▶ **ACTIVITY**
Repeat the data exactly, every last line of it.
=== Begin Enclosure ===
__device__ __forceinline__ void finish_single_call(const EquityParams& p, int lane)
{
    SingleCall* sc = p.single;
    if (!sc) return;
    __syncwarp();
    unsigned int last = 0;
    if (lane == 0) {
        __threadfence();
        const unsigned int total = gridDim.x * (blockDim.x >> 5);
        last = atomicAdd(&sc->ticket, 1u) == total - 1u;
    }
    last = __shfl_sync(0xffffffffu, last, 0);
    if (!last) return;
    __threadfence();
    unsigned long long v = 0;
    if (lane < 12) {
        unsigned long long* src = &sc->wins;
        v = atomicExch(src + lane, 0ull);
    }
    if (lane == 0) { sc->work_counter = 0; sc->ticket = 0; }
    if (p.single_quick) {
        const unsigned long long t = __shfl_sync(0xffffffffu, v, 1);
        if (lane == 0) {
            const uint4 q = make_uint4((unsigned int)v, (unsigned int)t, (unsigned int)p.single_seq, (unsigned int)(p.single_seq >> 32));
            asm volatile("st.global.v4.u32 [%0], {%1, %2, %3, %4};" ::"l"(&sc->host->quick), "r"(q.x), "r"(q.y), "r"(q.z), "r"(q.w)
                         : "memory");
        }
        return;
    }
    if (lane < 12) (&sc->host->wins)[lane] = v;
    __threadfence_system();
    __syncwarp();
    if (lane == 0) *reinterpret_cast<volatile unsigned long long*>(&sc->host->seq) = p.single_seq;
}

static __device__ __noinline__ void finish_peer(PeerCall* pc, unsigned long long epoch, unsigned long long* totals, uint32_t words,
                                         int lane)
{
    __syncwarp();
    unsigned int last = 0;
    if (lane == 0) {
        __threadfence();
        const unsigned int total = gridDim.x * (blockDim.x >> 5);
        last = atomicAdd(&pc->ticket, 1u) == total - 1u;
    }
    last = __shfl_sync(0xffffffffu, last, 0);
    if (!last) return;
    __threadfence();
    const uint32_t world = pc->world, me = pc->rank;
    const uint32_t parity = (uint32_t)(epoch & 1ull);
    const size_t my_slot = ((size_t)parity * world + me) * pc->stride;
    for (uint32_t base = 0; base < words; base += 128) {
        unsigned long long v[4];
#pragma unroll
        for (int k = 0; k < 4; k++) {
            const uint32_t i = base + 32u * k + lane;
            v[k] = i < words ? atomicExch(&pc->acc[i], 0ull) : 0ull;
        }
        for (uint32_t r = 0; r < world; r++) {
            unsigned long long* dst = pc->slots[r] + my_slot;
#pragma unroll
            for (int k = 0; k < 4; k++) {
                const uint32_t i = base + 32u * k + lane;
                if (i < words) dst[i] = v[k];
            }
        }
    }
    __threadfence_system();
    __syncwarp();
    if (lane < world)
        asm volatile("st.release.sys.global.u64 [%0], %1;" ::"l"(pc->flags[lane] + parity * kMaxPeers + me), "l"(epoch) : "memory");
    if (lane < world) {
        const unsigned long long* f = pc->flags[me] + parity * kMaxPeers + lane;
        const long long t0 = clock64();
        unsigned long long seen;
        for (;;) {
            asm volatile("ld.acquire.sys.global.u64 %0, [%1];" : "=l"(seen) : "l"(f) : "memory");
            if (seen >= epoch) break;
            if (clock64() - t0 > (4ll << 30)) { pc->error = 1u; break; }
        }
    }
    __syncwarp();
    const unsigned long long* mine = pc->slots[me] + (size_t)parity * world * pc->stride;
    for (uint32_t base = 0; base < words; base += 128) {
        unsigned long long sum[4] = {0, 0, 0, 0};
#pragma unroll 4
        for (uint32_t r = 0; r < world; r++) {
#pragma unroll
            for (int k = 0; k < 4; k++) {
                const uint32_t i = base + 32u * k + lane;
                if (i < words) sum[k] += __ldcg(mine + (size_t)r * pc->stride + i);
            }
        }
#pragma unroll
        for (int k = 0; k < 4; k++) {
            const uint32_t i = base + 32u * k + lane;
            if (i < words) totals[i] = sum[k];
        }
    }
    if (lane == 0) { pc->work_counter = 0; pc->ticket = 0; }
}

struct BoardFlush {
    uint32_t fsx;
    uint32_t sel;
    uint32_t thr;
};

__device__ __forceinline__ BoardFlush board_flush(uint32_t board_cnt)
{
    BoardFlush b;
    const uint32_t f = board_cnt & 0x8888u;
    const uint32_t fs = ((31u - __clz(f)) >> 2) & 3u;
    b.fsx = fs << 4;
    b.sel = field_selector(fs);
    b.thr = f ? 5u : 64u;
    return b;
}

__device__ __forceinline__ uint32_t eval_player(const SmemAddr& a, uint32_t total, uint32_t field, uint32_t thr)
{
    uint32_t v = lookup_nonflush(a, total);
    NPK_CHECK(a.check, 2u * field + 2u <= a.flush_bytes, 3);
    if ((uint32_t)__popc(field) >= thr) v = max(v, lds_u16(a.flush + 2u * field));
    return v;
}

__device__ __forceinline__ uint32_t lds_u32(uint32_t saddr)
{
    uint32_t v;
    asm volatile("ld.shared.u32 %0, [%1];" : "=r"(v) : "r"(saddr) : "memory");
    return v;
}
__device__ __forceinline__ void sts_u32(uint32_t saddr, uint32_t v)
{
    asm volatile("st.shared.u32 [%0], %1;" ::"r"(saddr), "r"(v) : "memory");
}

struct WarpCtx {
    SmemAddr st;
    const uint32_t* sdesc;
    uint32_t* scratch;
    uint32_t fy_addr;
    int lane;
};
=== End Enclosure ===
▶ **EXERCISE ANSWER**
__device__ __forceinline__ void finish_single_call(const EquityParams& p, int lane)
{
    SingleCall* sc = p.single;
    if (!sc) return;
    __syncwarp();
    unsigned int last = 0;
    if (lane == 0) {
        __threadfence();
        const unsigned int total = gridDim.x * (blockDim.x >> 5);
        last = atomicAdd(&sc->ticket, 1u) == total - 1u;
    }
    last = __shfl_sync(0xffffffffu, last, 0);
    if (!last) return;
    __threadfence();
    unsigned long long v = 0;
    if (lane < 12) {
        unsigned long long* src = &sc->wins;
        v = atomicExch(src + lane, 0ull);
    }
    if (lane == 0) { sc->work_counter = 0; sc->ticket = 0; }
    if (p.single_quick) {
        const unsigned long long t = __shfl_sync(0xffffffffu, v, 1);
        if (lane == 0) {
            const uint4 q = make_uint4((unsigned int)v, (unsigned int)t, (unsigned int)p.single_seq, (unsigned int)(p.single_seq >> 32));
            asm volatile("st.global.v4.u32 [%0], {%1, %2, %3, %4};" ::"l"(&sc->host->quick), "r"(q.x), "r"(q.y), "r"(q.z), "r"(q.w)
                         : "memory");
        }
        return;
    }
    if (lane < 12) (&sc->host->wins)[lane] = v;
    __threadfence_system();
    __syncwarp();
    if (lane == 0) *reinterpret_cast<volatile unsigned long long*>(&sc->host->seq) = p.single_seq;
}

static __device__ __noinline__ void finish_peer(PeerCall* pc, unsigned long long epoch, unsigned long long* totals, uint32_t words,
                                         int lane)
{
    __syncwarp();
    unsigned int last = 0;
    if (lane == 0) {
        __threadfence();
        const unsigned int total = gridDim.x * (blockDim.x >> 5);
        last = atomicAdd(&pc->ticket, 1u) == total - 1u;
    }
    last = __shfl_sync(0xffffffffu, last, 0);
    if (!last) return;
    __threadfence();
    const uint32_t world = pc->world, me = pc->rank;
    const uint32_t parity = (uint32_t)(epoch & 1ull);
    const size_t my_slot = ((size_t)parity * world + me) * pc->stride;
    for (uint32_t base = 0; base < words; base += 128) {
        unsigned long long v[4];
#pragma unroll
        for (int k = 0; k < 4; k++) {
            const uint32_t i = base + 32u * k + lane;
            v[k] = i < words ? atomicExch(&pc->acc[i], 0ull) : 0ull;
        }
        for (uint32_t r = 0; r < world; r++) {
            unsigned long long* dst = pc->slots[r] + my_slot;
#pragma unroll
            for (int k = 0; k < 4; k++) {
                const uint32_t i = base + 32u * k + lane;
                if (i < words) dst[i] = v[k];
            }
        }
    }
    __threadfence_system();
    __syncwarp();
    if (lane < world)
        asm volatile("st.release.sys.global.u64 [%0], %1;" ::"l"(pc->flags[lane] + parity * kMaxPeers + me), "l"(epoch) : "memory");
    if (lane < world) {
        const unsigned long long* f = pc->flags[me] + parity * kMaxPeers + lane;
        const long long t0 = clock64();
        unsigned long long seen;
        for (;;) {
            asm volatile("ld.acquire.sys.global.u64 %0, [%1];" : "=l"(seen) : "l"(f) : "memory");
            if (seen >= epoch) break;
            if (clock64() - t0 > (4ll << 30)) { pc->error = 1u; break; }
        }
    }
    __syncwarp();
    const unsigned long long* mine = pc->slots[me] + (size_t)parity * world * pc->stride;
    for (uint32_t base = 0; base < words; base += 128) {
        unsigned long long sum[4] = {0, 0, 0, 0};
#pragma unroll 4
        for (uint32_t r = 0; r < world; r++) {
#pragma unroll
            for (int k = 0; k < 4; k++) {
                const uint32_t i = base + 32u * k + lane;
                if (i < words) sum[k] += __ldcg(mine + (size_t)r * pc->stride + i);
            }
        }
#pragma unroll
        for (int k = 0; k < 4; k++) {
            const uint32_t i = base + 32u * k + lane;
            if (i < words) totals[i] = sum[k];
        }
    }
    if (lane == 0) { pc->work_counter = 0; pc->ticket = 0; }
}

struct BoardFlush {
    uint32_t fsx;
    uint32_t sel;
    uint32_t thr;
};

__device__ __forceinline__ BoardFlush board_flush(uint32_t board_cnt)
{
    BoardFlush b;
    const uint32_t f = board_cnt & 0x8888u;
    const uint32_t fs = ((31u - __clz(f)) >> 2) & 3u;
    b.fsx = fs << 4;
    b.sel = field_selector(fs);
    b.thr = f ? 5u : 64u;
    return b;
}

__device__ __forceinline__ uint32_t eval_player(const SmemAddr& a, uint32_t total, uint32_t field, uint32_t thr)
{
    uint32_t v = lookup_nonflush(a, total);
    NPK_CHECK(a.check, 2u * field + 2u <= a.flush_bytes, 3);
    if ((uint32_t)__popc(field) >= thr) v = max(v, lds_u16(a.flush + 2u * field));
    return v;
}

__device__ __forceinline__ uint32_t lds_u32(uint32_t saddr)
{
    uint32_t v;
    asm volatile("ld.shared.u32 %0, [%1];" : "=r"(v) : "r"(saddr) : "memory");
    return v;
}
__device__ __forceinline__ void sts_u32(uint32_t saddr, uint32_t v)
{
    asm volatile("st.shared.u32 [%0], %1;" ::"r"(saddr), "r"(v) : "memory");
}

struct WarpCtx {
    SmemAddr st;
    const uint32_t* sdesc;
    uint32_t* scratch;
    uint32_t fy_addr;
    int lane;
};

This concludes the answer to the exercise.